Graduate School of Information, Yonsei Univeristy, Seoul 03722, Korea.
Department of Computer Science, Sangmyung University, Seoul 03016, Korea.
Sensors (Basel). 2021 Jul 7;21(14):4665. doi: 10.3390/s21144665.
Due to the prevalence of globalization and the surge in people's traffic, diseases are spreading more rapidly than ever and the risks of sporadic contamination are becoming higher than before. Disease warnings continue to rely on censored data, but these warning systems have failed to cope with the speed of disease proliferation. Due to the risks associated with the problem, there have been many studies on disease outbreak surveillance systems, but existing systems have limitations in monitoring disease-related topics and internationalization. With the advent of online news, social media and search engines, social and web data contain rich unexplored data that can be leveraged to provide accurate, timely disease activities and risks. In this study, we develop an infectious disease surveillance system for extracting information related to emerging diseases from a variety of Internet-sourced data. We also propose an effective deep learning-based data filtering and ranking algorithm. This system provides nation-specific disease outbreak information, disease-related topic ranking, a number of reports per district and disease through various visualization techniques such as a map, graph, chart, correlation and coefficient, and word cloud. Our system provides an automated web-based service, and it is free for all users and live in operation.

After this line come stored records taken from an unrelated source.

class _VGG16(nn.Module):

    def __init__(self):
        super().__init__()
        layers: List[nn.Module] = []
        cin = 3
        for v in _VGG_CFG:
            if v == "M":
                layers.append(nn.MaxPool2d(kernel_size=2, stride=2))
# ... 673 lines not shown
                        return self._timed("dgrad " + pre, "conv3x3_bf16_kernel", ops.conv_flops(g),
                                           lambda: ops.conv3x3_bf16(dy, wb16, None, g.Ci, False, flip=True, out=dx, out_f32=f32_dx, relu_mask=mask,
                                                                    accumulate=acc))
                    deliver(op["x"], dgrad16)
                    continue
                if xin.dtype == torch.bfloat16:
                    xin = T[op["x"] + ":f32"]
                dy = ops.heads_gather(dloc, dconf, co_pad, bs, g.Ho * g.Wo, op["a"], off)
                dyp = None
                dw = db = None
                if any(need[pre + s] for s in ("_bb.weight", "_bb.bias", "_cl.weight", "_cl.bias")):
                    if self._wino_wgrad_ok(g, True) and async_wgrad and side_ctx[0] is None and aux.get("planes:" + pre) is not None \
                            and co_pad <= 1024:
                        kept = aux.pop("planes:" + pre)
                        Y, dyp, part = ops.wino_dy_transform(dy, g, co_pad, True, True)

                        def put(dw, db, pre=pre, a4=a4):
                            grads[pre + "_bb.weight"], grads[pre + "_cl.weight"] = dw[:a4], dw[a4:]
                            grads[pre + "_bb.bias"], grads[pre + "_cl.bias"] = db[:a4], db[a4:]
                        self._wgrad_gemm_async(main, Y, kept, part, g, co_pad, put)
                        wgrad_used = True
                    elif self._wino_wgrad_ok(g, True):
                        kept = aux.pop("planes:" + pre, None)
                        dual = kept is not None and self.dual_dy
                        res = self._timed("wgrad " + pre, "winograd_3x3", ops.wino_flops(g),
                                          lambda: ops.conv2d_wgrad_wino(xin, dy, g, co_pad, True, mo=self.WINO_TILE, planes=kept,
                                                                        dgrad_planes=dual, dw_out=self._gout(pre + "_bb.weight", pre + "_cl.weight"),
                                                                        db_out=self._gout(pre + "_bb.bias", pre + "_cl.bias")))
                        dw, db = res[0], res[1]
                        dyp = res[2] if dual else None
                    else:
                        def wg(pre=pre, a4=a4, xin=xin, dy=dy, g=g, co_pad=co_pad):
                            dw_, db_ = self._timed("wgrad " + pre, ops.wgrad_tile(g, self.bf16) if self.prof is not None else "", ops.conv_flops(g),
                                                   lambda: ops.conv2d_wgrad(xin, dy, g, co_pad, True, bf16=self.bf16,
                                                                            dw_out=self._gout(pre + "_bb.weight", pre + "_cl.weight"),
                                                                            db_out=self._gout(pre + "_bb.bias", pre + "_cl.bias")))
                            grads[pre + "_bb.weight"], grads[pre + "_cl.weight"] = dw_[:a4], dw_[a4:]
                            grads[pre + "_bb.bias"], grads[pre + "_cl.bias"] = db_[:a4], db_[a4:]
                        if side_ctx[0] is not None and defer:
                            deferred.append(wg)
                        else:
                            wg()
                    if dw is not None:
                        grads[pre + "_bb.weight"], grads[pre + "_cl.weight"] = dw[:a4], dw[a4:]
                        grads[pre + "_bb.bias"], grads[pre + "_cl.bias"] = db[:a4], db[a4:]
                if self._wino_ok(g):
                    _, ub = self._wino_weights(pre, (P[pre + "_bb.weight"], P[pre + "_cl.weight"]), co_pad)
                    deliver(op["x"], lambda dx, acc, mask: self._timed("dgrad " + pre, "winograd_3x3", ops.wino_flops(g),
                                                                       lambda: ops.conv2d_dgrad_wino(dy, ub, g, dx, mask, acc, planes=dyp)))
                    continue
                _, wb = self._layouts(pre, (P[pre + "_bb.weight"], P[pre + "_cl.weight"]), co_pad, True)
                deliver(op["x"], lambda dx, acc, mask: self._timed(
                    "dgrad " + pre, ops.igemm_tile(g, 1, self.bf16, self.x3) if self.prof is not None else "", ops.conv_flops(g),
                    lambda: ops.conv2d_dgrad_x3(dy, wb, g, dx, mask, acc) if self.x3 else
                    ops.conv2d_dgrad(dy, wb, g, dx, mask, acc, bf16=self.bf16, w3=self._planes(pre, True))))
            elif kind == "conv":
                dy = G.pop(op["y"])
                g = aux[op["y"]]
                xin = T[op["x"]]
                dyp = None
                if self._t16(g, xin) and dy.dtype == torch.bfloat16:
                    name = op["p"]
                    if need[name + ".weight"] or need[name + ".bias"]:
                        grads[name + ".weight"], grads[name + ".bias"] = self._timed(
                            "wgrad " + name, "wgrad3x3_bf16_kernel", ops.conv_flops(g),
                            lambda: ops.conv3x3_wgrad_bf16t(xin, dy, g, g.Co, True, dw_out=self._gout(name + ".weight"), db_out=self._gout(name + ".bias")))
                    _, wb16 = self._bf16_weights(name, (P[name + ".weight"],))
                    deliver(op["x"], lambda dx, acc, mask: self._timed(
                        "dgrad " + name, "conv3x3_bf16_kernel", ops.conv_flops(g),
                        lambda: ops.conv3x3_bf16(dy, wb16, None, g.Ci, False, flip=True, out=dx, relu_mask=mask, accumulate=acc)))
                    continue
                to_bf16 = xin.dtype == torch.bfloat16
                if to_bf16:
                    xin = T[op["x"] + ":f32"]
                if isinstance(dy, ops.PooledGrad):
                    if not ((need[op["p"] + ".weight"] or need[op["p"] + ".bias"]) and self._wino_wgrad_ok(g, False) and self.WINO_TILE == 4
                            and self.dual_dy and aux.get("planes:" + op["p"]) is not None and g.Co % 32 == 0 and g.Co <= 1024
                            and not ops.wino_uses_full(g, 1) and self._wino_ok(g)):
                        dy = dy.materialize()
                adj = (self._adj_ok(g) and not to_bf16 and aux.get("planes:" + op["p"]) is not None and not (async_wgrad and side_ctx[0] is None)
                       and not ops.wino_uses_full(g, 1))
                if isinstance(dy, ops.AdjPlanesGrad) and not adj:
                    dy = dy.materialize()
                if adj:
                    name = op["p"]
                    kept = aux.pop("planes:" + name)
                    need_w = need[name + ".weight"] or need[name + ".bias"]

                    def dy_planes(dy=dy, g=g, need_w=need_w):
                        if isinstance(dy, ops.AdjPlanesGrad):
                            return ops.wino_adj_output_to_planes(dy.md, dy.g, g, dy.relu_mask, dy.bits, want_bias=need_w)
                        Yp, _, part = ops.wino_dy_transform(dy, g, g.Co, False, need_w)
                        return Yp, part
                    if need_w:
                        def wg_adj(name=name, g=g, kept=kept):
                            Yp, part = dy_planes()
                            dw_, db_ = ops.wino_wgrad_gemm(Yp, kept, part, g, g.Co, dw_out=self._gout(name + ".weight"), db_out=self._gout(name + ".bias"))
                            return Yp, dw_, db_
                        Y, dw, db = self._timed("wgrad " + name, "winograd_3x3", ops.wino_flops(g), wg_adj)
                        grads[name + ".weight"], grads[name + ".bias"] = dw, db
                    else:
                        Y, _ = dy_planes()
                    del kept
                    _, uadj = self._wino_weights(name, (P[name + ".weight"],), op["co"], adj=True)
                    bits = aux.pop("bits:" + name, None)
                    below = self._conv_of.get(op["x"]) if self.adjoint_chain else None
                    gb = aux.get(op["x"]) if below is not None else None
                    chain = (below is not None and gb is not None and self.consumers[op["x"]] == 1 and op["x"] in self.relu_out
                             and self._adj_ok(gb) and aux.get("planes:" + below["p"]) is not None and gb.Co == g.Ci
                             and (gb.N, gb.H, gb.W) == (g.N, g.H, g.W) and T[op["x"]].dtype == torch.float32)

                    def dgrad_adj(dx, acc, mask, Y=Y, uadj=uadj, g=g, bits=bits, chain=chain):
                        md = ops.wino_dgrad_adj_gemm(Y, uadj, g, g.Co)
                        use_bits = bits if mask is not None else None
                        fmask = None if use_bits is not None else mask
                        if chain and dx is None and not acc and mask is not None:
                            return ops.AdjPlanesGrad(md, g, fmask, use_bits)
                        return ops.wino_adj_output(md, g, dx, relu_mask=fmask, bits=use_bits, accumulate=acc)
                    deliver(op["x"], lambda dx, acc, mask: self._timed("dgrad " + name, "winograd_3x3", ops.wino_flops(g),
                                                                       lambda: dgrad_adj(dx, acc, mask)))
                    continue
                if need[op["p"] + ".weight"] or need[op["p"] + ".bias"]:
                    if self._wino_wgrad_ok(g, False) and async_wgrad and side_ctx[0] is None and aux.get("planes:" + op["p"]) is not None \
                            and g.Co % 32 == 0 and g.Co <= 1024:
                        kept = aux.pop("planes:" + op["p"])
                        Y, dyp, part = ops.wino_dy_transform(dy, g, g.Co, not ops.wino_uses_full(g, 1), True)

                        def put(dw, db, name=op["p"]):
                            grads[name + ".weight"], grads[name + ".bias"] = dw, db
                        self._wgrad_gemm_async(main, Y, kept, part, g, g.Co, put)
                        wgrad_used = True
                        dw = None
                    elif self._wino_wgrad_ok(g, False):
                        kept = aux.pop("planes:" + op["p"], None)
                        dual = kept is not None and self.dual_dy and g.Co % 32 == 0 and not ops.wino_uses_full(g, 1)
                        res = self._timed("wgrad " + op["p"], "winograd_3x3", ops.wino_flops(g),
                                          lambda: ops.conv2d_wgrad_wino(xin, dy, g, g.Co, True, mo=self.WINO_TILE, planes=kept,
                                                                        dgrad_planes=dual, dw_out=self._gout(op["p"] + ".weight"),
                                                                        db_out=self._gout(op["p"] + ".bias")))
                        dw, db = res[0], res[1]
                        dyp = res[2] if dual else None
                    else:
                        def wg(name=op["p"], xin=xin, dy=dy, g=g):
                            if self._x31_ok(g):
                                grads[name + ".weight"], grads[name + ".bias"] = self._timed(
                                    "wgrad " + name, "gemm_tn_x3_kernel (1x1)", ops.conv_flops(g),
                                    lambda: ops.conv1x1_wgrad_x3(xin, dy, g, g.Co, True, dw_out=self._gout(name + ".weight"),
                                                                 db_out=self._gout(name + ".bias")))
                                return
                            grads[name + ".weight"], grads[name + ".bias"] = self._timed(
                                "wgrad " + name, ops.wgrad_tile(g, self.bf16) if self.prof is not None else "", ops.conv_flops(g),
                                lambda: ops.conv2d_wgrad(xin, dy, g, g.Co, True, bf16=self.bf16, dw_out=self._gout(name + ".weight"),
                                                         db_out=self._gout(name + ".bias")))
                        if side_ctx[0] is not None and defer:
                            deferred.append(wg)
                        else:
                            wg()
                        dw = None
                    if dw is not None:
                        grads[op["p"] + ".weight"], grads[op["p"] + ".bias"] = dw, db
                if self._wino_ok(g):
                    _, ub = self._wino_weights(op["p"], (P[op["p"] + ".weight"],), op["co"], adj=self._adj_ok(g))
                    if self._adj_ok(g):
                        raise RuntimeError(f"{op['p']}: its filter planes are laid out for the adjoint data gradient, which needs the forward's kept planes "
                                           "(the engine's keep_planes / dual_dy / adjoint_dgrad switches must not change between a forward and its backward)")
                    bits = aux.pop("bits:" + op["p"], None) if (dyp is not None or ops.wino_uses_full(g, 1) or isinstance(T[op["x"]], _Elided)) else None
                    def dgrad_rot(dx, acc, mask, dy=dy, ub=ub, g=g, dyp=dyp, bits=bits, name=op["p"]):
                        if isinstance(mask, _Elided):
                            if bits is None:
                                raise RuntimeError(f"{name}: its input was not stored and no ReLU bits were kept for its data gradient")
                            mask_t = None
                        else:
                            mask_t = mask
                        return ops.conv2d_dgrad_wino(None if isinstance(dy, ops.PooledGrad) else dy, ub, g, dx, mask_t, acc, planes=dyp,
                                                     bits=bits if mask is not None else None)
                    deliver(op["x"], lambda dx, acc, mask: self._timed("dgrad " + op["p"], "winograd_3x3", ops.wino_flops(g),
                                                                       lambda: dgrad_rot(dx, acc, mask)))
                    continue
                if self._x31_ok(g) and not to_bf16:
                    _, w3b = self._x31_weights(op["p"], (P[op["p"] + ".weight"],), op["co"])
                    deliver(op["x"], lambda dx, acc, mask: self._timed(
                        "dgrad " + op["p"], "gemm_planes_x3_kernel (1x1)", ops.conv_flops(g),
                        lambda: ops.conv1x1_dgrad_x3(dy, w3b, g, dx, mask, acc)))
                    continue
                _, wb = self._layouts(op["p"], (P[op["p"] + ".weight"],), op["co"], True)
                if to_bf16:
                    def boundary(dx, acc, mask, dy=dy, wb=wb, g=g, name=op["p"]):
                        if acc or mask is not None or dx is not None:
                            raise RuntimeError("the bf16 trunk's boundary tensor must have one consumer and no ReLU of its own")
                        d32 = self._timed("dgrad " + name, ops.igemm_tile(g, 1, self.bf16, self.x3) if self.prof is not None else "", ops.conv_flops(g),
                                          lambda: ops.conv2d_dgrad(dy, wb, g, None, None, False, bf16=self.bf16, w3=self._planes(name, True)))
                        return ops.cast_bf16(d32)
                    deliver(op["x"], boundary)
                    continue
                deliver(op["x"], lambda dx, acc, mask: self._timed(
                    "dgrad " + op["p"], ops.igemm_tile(g, 1, self.bf16, self.x3) if self.prof is not None else "", ops.conv_flops(g),
                    lambda: ops.conv2d_dgrad_x3(dy, wb, g, dx, mask, acc) if self.x3 else
                    ops.conv2d_dgrad(dy, wb, g, dx, mask, acc, bf16=self.bf16, w3=self._planes(op["p"], True))))
            elif kind == "pool":
                dy = G.pop(op["y"])
                xin = T[op["x"]]
                am = aux[op["y"]]
                yout = T[op["y"]]
                deliver(op["x"], lambda dx, acc, mask: (
                    ops.PooledGrad(dy, am, yout, xin.shape)
                    if (self.lazy_pool_grad and isinstance(xin, _Elided) and mask is not None and not acc and dx is None
                        and (op["k"], op["s"], op["pad"]) == (2, 2, 0)) else
                    ops.maxpool_bwd(dy, am, tuple(xin.shape), op["k"], op["s"], op["pad"], dx, y_gate=yout)
                    if (mask is not None and not acc) else
                    ops.maxpool_bwd(dy, am, tuple(xin.shape), op["k"], op["s"], op["pad"], dx, mask, acc)))
            elif kind == "l2norm":
                dy = G.pop(op["y"])
                xin = T[op["x"]]
                gamma = P[op["p"]].detach().reshape(-1)
                box = {}

                def run(dx, acc, mask, xin=xin, gamma=gamma, dy=dy, box=box):
                    if acc or mask is not None:
                        raise RuntimeError("L2-norm backward must deliver the first, non-final gradient of its input")
                    dx, box["dg"] = ops.l2norm_bwd(xin, gamma, dy, dg_out=self._gout(op["p"]))
                    return dx
                deliver(op["x"], run)
                grads[op["p"]] = box["dg"].reshape(P[op["p"]].shape)
            elif kind == "conv_first":
                dy = G.pop(op["y"])
                if need[op["p"] + ".weight"] or need[op["p"] + ".bias"]:
                    g = aux[op["y"]]
                    col = T["x_col"]
                    if col is None:
                        dw, db = self._timed("wgrad " + op["p"], "conv_first_wgrad_kernel", 2.0 * dy.numel() * 27,
                                             lambda: (ops.conv1_first_wgrad_bf16 if dy.dtype == torch.bfloat16 else ops.conv1_first_wgrad)(T["x"], dy, True))
                    else:
                        dw, db = self._timed("wgrad " + op["p"], ops.wgrad_tile(g, self.bf16) if self.prof is not None else "", 2.0 * dy.numel() * 27,
                                             lambda: ops.conv2d_wgrad(col, dy, g, g.Co, True))
                    grads[op["p"] + ".weight"], grads[op["p"] + ".bias"] = ops.first_weight_grad(dw), db
        if not joined:
            main.wait_event(join_event)
        if side_done is not None:
            main.wait_event(side_done)
        if wgrad_used:
            main.wait_event(self._wgrad_stream.record_event())
        if held:
            grads.release()
        return grads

由于全球化的普及和人们交通流量的增加,疾病的传播速度比以往任何时候都要快,零星污染的风险也比以前更高。疾病警报仍然依赖于经过审查的数据,但这些预警系统未能应对疾病传播的速度。由于与该问题相关的风险,已经有许多关于疾病爆发监测系统的研究,但现有系统在监测与疾病相关的主题和国际化方面存在局限性。随着在线新闻、社交媒体和搜索引擎的出现,社交和网络数据包含了丰富的未开发数据,可以利用这些数据来提供准确、及时的疾病活动和风险信息。在本研究中,我们开发了一种传染病监测系统,用于从各种互联网源数据中提取与新发传染病相关的信息。我们还提出了一种有效的基于深度学习的数据过滤和排名算法。该系统通过地图、图表、图表、相关系数和词云等各种可视化技术,提供特定国家的疾病爆发信息、疾病相关主题排名、每个地区的报告数量和疾病。我们的系统提供了一个自动化的基于网络的服务,对所有用户都是免费的,并且正在运行中。